Her daughter made a little noise, like a kitten that’s been kicked aside.
“I went to your father and told him things had gone too far and we needed to end Stormdrain. I wanted him to go with me to the FBI. We had to do whatever was necessary to stop it.”
“Did he go with you?”
Diana could still see Larry’s expression of fear when she’d told him what needed to be done. “He was worried,” she said to her daughter. “Concerned our friends would all be arrested and probably go to prison, even those who knew nothing about the library.” She took in a breath. “You see, he knew the FBI would never be able to ignore the intent to kill innocent people. He was adamant that we shouldn’t mention the plan to blow up the library.”

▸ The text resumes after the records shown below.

@@ -210,7 +215,11 @@
     const UOp& op = p.ops[i];
     if (op.kind != U_CONV) continue;
     const int cin = op.src.n, cout = op.dst.n, ks = op.ks;
-    if (train) L.slab[i] = take((size_t)NBLK_MAX * (cout * cin * ks * ks + cout) * 4);
+    if (train) {
+      size_t row = (size_t)cout * cin * ks * ks + cout;
+      if (bwd_row_flag(cin, cout, ks)) row = std::max(row, paig_conv2d_bwd_slab_len(cin, cout, ks, 1024));
+      L.slab[i] = take((size_t)NBLK_MAX * row * 4);
+    }
     if (cm == 128 && !(flags & PAIG_UNET_EXT_WPREP)) {
       L.wprep0[i] = take((size_t)paig_conv_wprep_size(cin, cout, ks) * 2);
       if (op.src.buf != p.X0) L.wprep1[i] = take((size_t)paig_conv_wprep_size(cout, cin, ks) * 2);
@@ -421,7 +430,7 @@
   };
   auto mark = [&](const Reg& r) { written[r.buf].push_back({r.off, r.n}); };
   std::vector<const float*> s_src;
-  std::vector<int> s_nb, s_len;
+  std::vector<int> s_nb, s_len, s_cin, s_cout;
   std::vector<float*> s_dst;
   std::vector<bool> folded_up(no, false);
   for (int i = first; i >= 0; --i) {
@@ -453,6 +462,7 @@
         const Reg usrc = p.ops[ui].src;
         const View dxv = dview(usrc);
         PAIG_REQUIRE(state(usrc) == 0, "paig_unet_bwd: upsample source gradient already written (op %d)", i);
+        const int rfl = bwd_row_flag(cin, cout, ks);
         int flags2 = cm | 32, alvl;
         const float* aux = nullptr;
         long long aux_fs = 0;
@@ -465,18 +475,20 @@
           }
         pr(0, i, op.conv, PAIG_PROBE_CONV_BWD, cin, cout, Hl, flags2);
         rc = paig_conv2d_bwd(sv.p, sv.fs, sv.grp, sv.gs, dyv.p, dyv.fs, const_cast<float*>(dxv.p), dxv.fs, aux, aux_fs,
-                             w[op.conv], slab, NBLK_MAX, &nb, F, cin, cout, Hl, Hl, ks, flags2, xm, PAIG_XMAX_SLOTS,
+                             w[op.conv], slab, NBLK_MAX, &nb, F, cin, cout, Hl, Hl, ks, flags2 | rfl, xm, PAIG_XMAX_SLOTS,
                              nullptr, 0, nullptr, 0, wp1, stream);
         pr(1, i, op.conv, PAIG_PROBE_CONV_BWD, cin, cout, Hl, flags2);
         if (rc) return rc;
-        s_src.push_back(slab), s_nb.push_back(nb), s_len.push_back(n_w + cout), s_dst.push_back(dwb[op.conv]);
+        s_src.push_back(slab), s_nb.push_back(nb), s_dst.push_back(dwb[op.conv]);
+        s_len.push_back((int)paig_conv2d_bwd_slab_len(cin, cout, ks, rfl));
+        s_cin.push_back(rfl ? cin : 0), s_cout.push_back(rfl ? cout : 0);
         mark(usrc);
         folded_up[ui] = true;
         continue;
       }
       if (op.src.buf != p.X0 && !xfl && cm && !sep && paig_conv2d_bwd_supported(cin, cout, Hl, Hl, ks, cm)) {
         const View dxv = dview(op.src);
-        const int mode = state(op.src);
+        const int mode = state(op.src), rfl = bwd_row_flag(cin, cout, ks);
         PAIG_REQUIRE(mode >= 0, "paig_unet_bwd: partially written gradient region (op %d)", i);
         int flags2 = cm | (mode == 1 ? 4 : 0), alvl;
         const float* aux = nullptr;
@@ -503,11 +515,13 @@
         }
         pr(0, i, op.conv, PAIG_PROBE_CONV_BWD, cin, cout, Hl, flags2);
         rc = paig_conv2d_bwd(sv.p, sv.fs, sv.grp, sv.gs, dyv.p, dyv.fs, const_cast<float*>(dxv.p), dxv.fs, aux, aux_fs,
-                             w[op.conv], slab, NBLK_MAX, &nb, F, cin, cout, Hl, Hl, ks, cm | (flags2 & 70), xm,
+                             w[op.conv], slab, NBLK_MAX, &nb, F, cin, cout, Hl, Hl, ks, cm | (flags2 & 70) | rfl, xm,
                              PAIG_XMAX_SLOTS, dpool, dpool_fs, pcode, pcode_fs, wp1, stream);
         pr(1, i, op.conv, PAIG_PROBE_CONV_BWD, cin, cout, Hl, flags2);
         if (rc) return rc;
-        s_src.push_back(slab), s_nb.push_back(nb), s_len.push_back(n_w + cout), s_dst.push_back(dwb[op.conv]);
+        s_src.push_back(slab), s_nb.push_back(nb), s_dst.push_back(dwb[op.conv]);
+        s_len.push_back((int)paig_conv2d_bwd_slab_len(cin, cout, ks, rfl));
+        s_cin.push_back(rfl ? cin : 0), s_cout.push_back(rfl ? cout : 0);
         mark(op.src);
         continue;
       }
@@ -532,6 +546,7 @@
       pr(1, i, op.conv, PAIG_PROBE_CONV_WGRAD, cin, cout, Hl, xfl | cm | (pf ? 64 : 0));
       if (rc) return rc;
       s_src.push_back(slab), s_nb.push_back(nb), s_len.push_back(n_w + cout), s_dst.push_back(dwb[op.conv]);
+      s_cin.push_back(0), s_cout.push_back(0);
       PAIG_REQUIRE(!pf || op.src.buf != p.X0, "paig_unet_bwd: pool fold on the input layer (op %d)", i);
       if (op.src.buf == p.X0) continue;
       const int ui = p.fused_up[i];
@@ -604,8 +619,10 @@
     if (rc) return rc;
   }
   for (int e = 0; e < n_extra; ++e)
-    s_src.push_back(e_src[e]), s_nb.push_back(e_nb[e]), s_len.push_back(e_len[e]), s_dst.push_back(e_dst[e]);
-  return paig_slab_reduce_multi((int)s_src.size(), s_src.data(), s_nb.data(), s_len.data(), s_dst.data(), 0, stream);
+    s_src.push_back(e_src[e]), s_nb.push_back(e_nb[e]), s_len.push_back(e_len[e]), s_dst.push_back(e_dst[e]),
+        s_cin.push_back(0), s_cout.push_back(0);
+  return paig_slab_reduce_multi_frag((int)s_src.size(), s_src.data(), s_nb.data(), s_len.data(), s_dst.data(),
+                                     s_cin.data(), s_cout.data(), 0, stream);
 }
 
 }
diff --git a/paig_reproduction_amd/csrc/unet_ops.hip b/paig_reproduction_amd/csrc/unet_ops.hip
--- a/paig_reproduction_amd/csrc/unet_ops.hip
+++ b/paig_reproduction_amd/csrc/unet_ops.hip
@@ -762,13 +762,24 @@
   int nblk[PAIG_MAX_SLAB_TASKS];
   int len[PAIG_MAX_SLAB_TASKS];
   int vec[PAIG_MAX_SLAB_TASKS];
+  int cin[PAIG_MAX_SLAB_TASKS];
+  int cout[PAIG_MAX_SLAB_TASKS];
   int start[PAIG_MAX_SLAB_TASKS + 1];
   int ntask;
   int accumulate;
 };
 
+__device__ __forceinline__ int slab_frag_dst(int e, int cin, int cout) {
+  const int CQ = cin / 4, NQ = 9 * CQ, NTX = (NQ + 3) / 4, nfr = (cout + 15) / 16 * NTX * 256;
+  if (e >= nfr) return cout * cin * 9 + (e - nfr);
+  const int r = e & 3, ln = (e >> 2) & 63, f = e >> 8, nt = f % NTX, m = f / NTX;
+  const int col = nt * 16 + (ln & 15), cq = col >> 2, co = m * 16 + (ln >> 4) * 4 + r;
+  if (co >= cout || cq >= NQ) return -1;
+  return (co * cin + (cq % CQ) * 4 + (col & 3)) * 9 + cq / CQ;
+}
+
 __device__ __forceinline__ void slab_cols_scalar(const float* __restrict__ src, float* dst, int len, int nblk,
-                                                 int blk, int accumulate, float (*red)[64]) {
+                                                 int blk, int accumulate, float (*red)[64], int fcin, int fcout) {
   constexpr int NW = 16;
   const int lane = threadIdx.x & 63, wv = threadIdx.x >> 6;
   const int i = blk * 64 + lane;
@@ -789,12 +800,13 @@
     float v = 0.f;
 #pragma unroll
     for (int w = 0; w < NW; ++w) v += red[w][lane];
-    dst[i] = accumulate ? dst[i] + v : v;
+    const int d = fcin > 0 ? slab_frag_dst(i, fcin, fcout) : i;
+    if (d >= 0) dst[d] = accumulate ? dst[d] + v : v;
   }
 }
 
 __device__ __forceinline__ void slab_cols_vec(const float* __restrict__ src0, float* dst, int len, int nblk, int blk,
-                                              int accumulate, float4 (*red)[8]) {
+                                              int accumulate, float4 (*red)[8], int fcin, int fcout) {
   constexpr int NR = 128;
   const int c4 = threadIdx.x & 7, r = threadIdx.x >> 3;
   const int col = blk * 32 + c4 * 4;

“You went along with that?”
“He persuaded me we could avoid the library disaster and protect our friends.”
“How?”
“We made an agreement with the FBI that we would arrange for each Stormdrain member to come forward, sign an affidavit, and be granted immunity. Your father also insisted that my file and his be kept out of all public records.”
“So you and Dad made a deal with the FBI and got off scot-free.”
Diana winced. “Scot-free? Hardly.”
“The FBI never knew there was a plan to blow up the library?”